Core Viewpoint - The initiation of the clinical development program for lanifibranor in Japan marks a significant step for Inventiva and Hepalys in addressing metabolic dysfunction-associated steatohepatitis (MASH) in a market where approximately 2.7% of the population is affected by this condition [4][9]. Company Overview - Inventiva is a clinical-stage biopharmaceutical company focused on developing oral small molecule therapies for MASH and other diseases with unmet medical needs. The company is currently evaluating lanifibranor in a pivotal Phase 3 clinical trial [11]. - Hepalys Pharma, Inc. is a private biopharmaceutical company dedicated to developing novel therapeutics for liver disease, with a focus on lanifibranor and other compounds for Asian markets [6]. Clinical Development - The Phase 1 clinical trial for lanifibranor in Japan involves 32 subjects who will be randomly assigned to four cohorts, receiving the drug once daily for 14 days [2]. - The trial is part of an exclusive licensing agreement between Inventiva and Hepalys, which outlines that Hepalys will conduct and finance all necessary trials in Japan and South Korea for new drug applications [3]. Market Potential - The partnership aims to introduce lanifibranor to the Japanese market, where there is a significant patient population suffering from MASH, thus presenting a potential opportunity for the companies if the drug is approved [4][5]. Product Information - Lanifibranor is a pan-PPAR agonist designed to induce antifibrotic, anti-inflammatory, and beneficial metabolic changes by activating all three PPAR isoforms. It is the only pan-PPAR agonist in clinical development for MASH [10]. - The FDA has granted Breakthrough Therapy and Fast Track designations to lanifibranor, indicating its potential therapeutic benefits for MASH [10].
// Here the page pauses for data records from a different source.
__device__ __forceinline__ void accumulate_transposed(const uint16_t *tile, int lane, const bf16x8 &b0, const bf16x8 &b1,
                                                      f32x16 &acc0, f32x16 &acc1) {
    const int h2 = lane >> 5, m = lane & 15;
    const uint16_t *src = tile + (4 * h2 + (m >> 2)) * AT_KLD + ((lane >> 4) & 1) * 16 + (m & 3) * 4;
#pragma unroll
    for (int dt = 0; dt < 2; ++dt) {
        const uint2 a0 = lds_read_tr(src + dt * 32), a1 = lds_read_tr(src + dt * 32 + 8 * AT_KLD);
        const uint2 a2 = lds_read_tr(src + dt * 32 + 16 * AT_KLD), a3 = lds_read_tr(src + dt * 32 + 24 * AT_KLD);
        uint4 w0 = make_uint4(a0.x, a0.y, a1.x, a1.y), w1 = make_uint4(a2.x, a2.y, a3.x, a3.y);
        if (dt == 0) {
            acc0 = __builtin_amdgcn_mfma_f32_32x32x16_bf16(*(bf16x8 *)&w0, b0, acc0, 0, 0, 0);
            acc0 = __builtin_amdgcn_mfma_f32_32x32x16_bf16(*(bf16x8 *)&w1, b1, acc0, 0, 0, 0);
        } else {
            acc1 = __builtin_amdgcn_mfma_f32_32x32x16_bf16(*(bf16x8 *)&w0, b0, acc1, 0, 0, 0);
            acc1 = __builtin_amdgcn_mfma_f32_32x32x16_bf16(*(bf16x8 *)&w1, b1, acc1, 0, 0, 0);
        }
    }
}
// ... 833 lines not shown
            }
        }
    }
    if constexpr (!FUSED) {
#pragma unroll
        for (int blk = 0; blk < 2; ++blk) {
            const int query = (2 * wave + blk) * 32 + fr;
            if (qok[blk]) store_transposed(p.dq + base + query * ts, h2, acc[blk][0], acc[blk][1], p.scale);
        }
    } else {
        int lane_e = lane;
        asm volatile("" : "+v"(lane_e));
        NormRowsIn in[2];
#pragma unroll
        for (int blk = 0; blk < 2; ++blk)
            if ((2 * wave + blk) * 32 < N) norm_rinv_request<0>(p.f, in[blk], (int64_t)b * N, (2 * wave + blk) * 32, N, hh, p.H, lane_e);
        __syncthreads();
        float *slice = (float *)asmem + wave * AT_ESLICE;
#pragma unroll
        for (int blk = 0; blk < 2; ++blk) {
            const int tok0 = (2 * wave + blk) * 32;
            if (tok0 < N) {
                norm_rows_from_frags(in[blk], (uint16_t *)slice, qf[blk], lane_e);
                stage_acc_tile(slice, acc[blk][0], acc[blk][1], p.scale, lane_e);
                wave_lds_fence();
                staged_norm_rope_bwd<0>(p.f, slice, in[blk], (int64_t)b * N, tok0, N, hh, p.H, lane_e);
                wave_lds_fence();
            }
        }
    }
}
#endif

Core Viewpoint - Inventiva reported preliminary unaudited financial results for the year ended December 31, 2024, highlighting significant changes in cash position, revenues, and operational activities related to its clinical development of lanifibranor for MASH [1][6]. Financial Results - As of December 31, 2024, the company's cash and cash equivalents were €96.6 million, a substantial increase from €26.9 million in 2023 [2]. - Net cash used in operating activities was (€85.9) million in 2024, up 5.3% from (€81.6) million in 2023 [3]. - R&D expenses decreased by 17% to €90.9 million in 2024 from €110.0 million in 2023, primarily due to a temporary pause in patient recruitment for the NATiV3 trial [3]. - Revenues for 2024 were €9.2 million, down from €17.5 million in 2023, mainly due to milestone payments from CTTQ [11][12]. Business Update - The NATiV3 Phase 3 clinical trial screening was completed in early January 2025, with over 95% of the target patients randomized [13]. - The company plans to focus exclusively on the development of lanifibranor, halting all preclinical research activities and reducing its workforce by approximately 50% [14][15]. Financing Activities - The company generated €145.6 million from financing activities in 2024, a significant increase from €29.1 million in 2023, due to various financing agreements [5]. - The first tranche of structured financing closed with gross proceeds of €116 million, with expectations for additional funding in 2025 [9]. Future Outlook - The company estimates that its current cash position and expected funding will allow it to finance operations until the end of the third quarter of 2026 [9]. - Key upcoming milestones include the randomization of the last patient in the NATiV3 trial and participation in several investor and scientific conferences [17].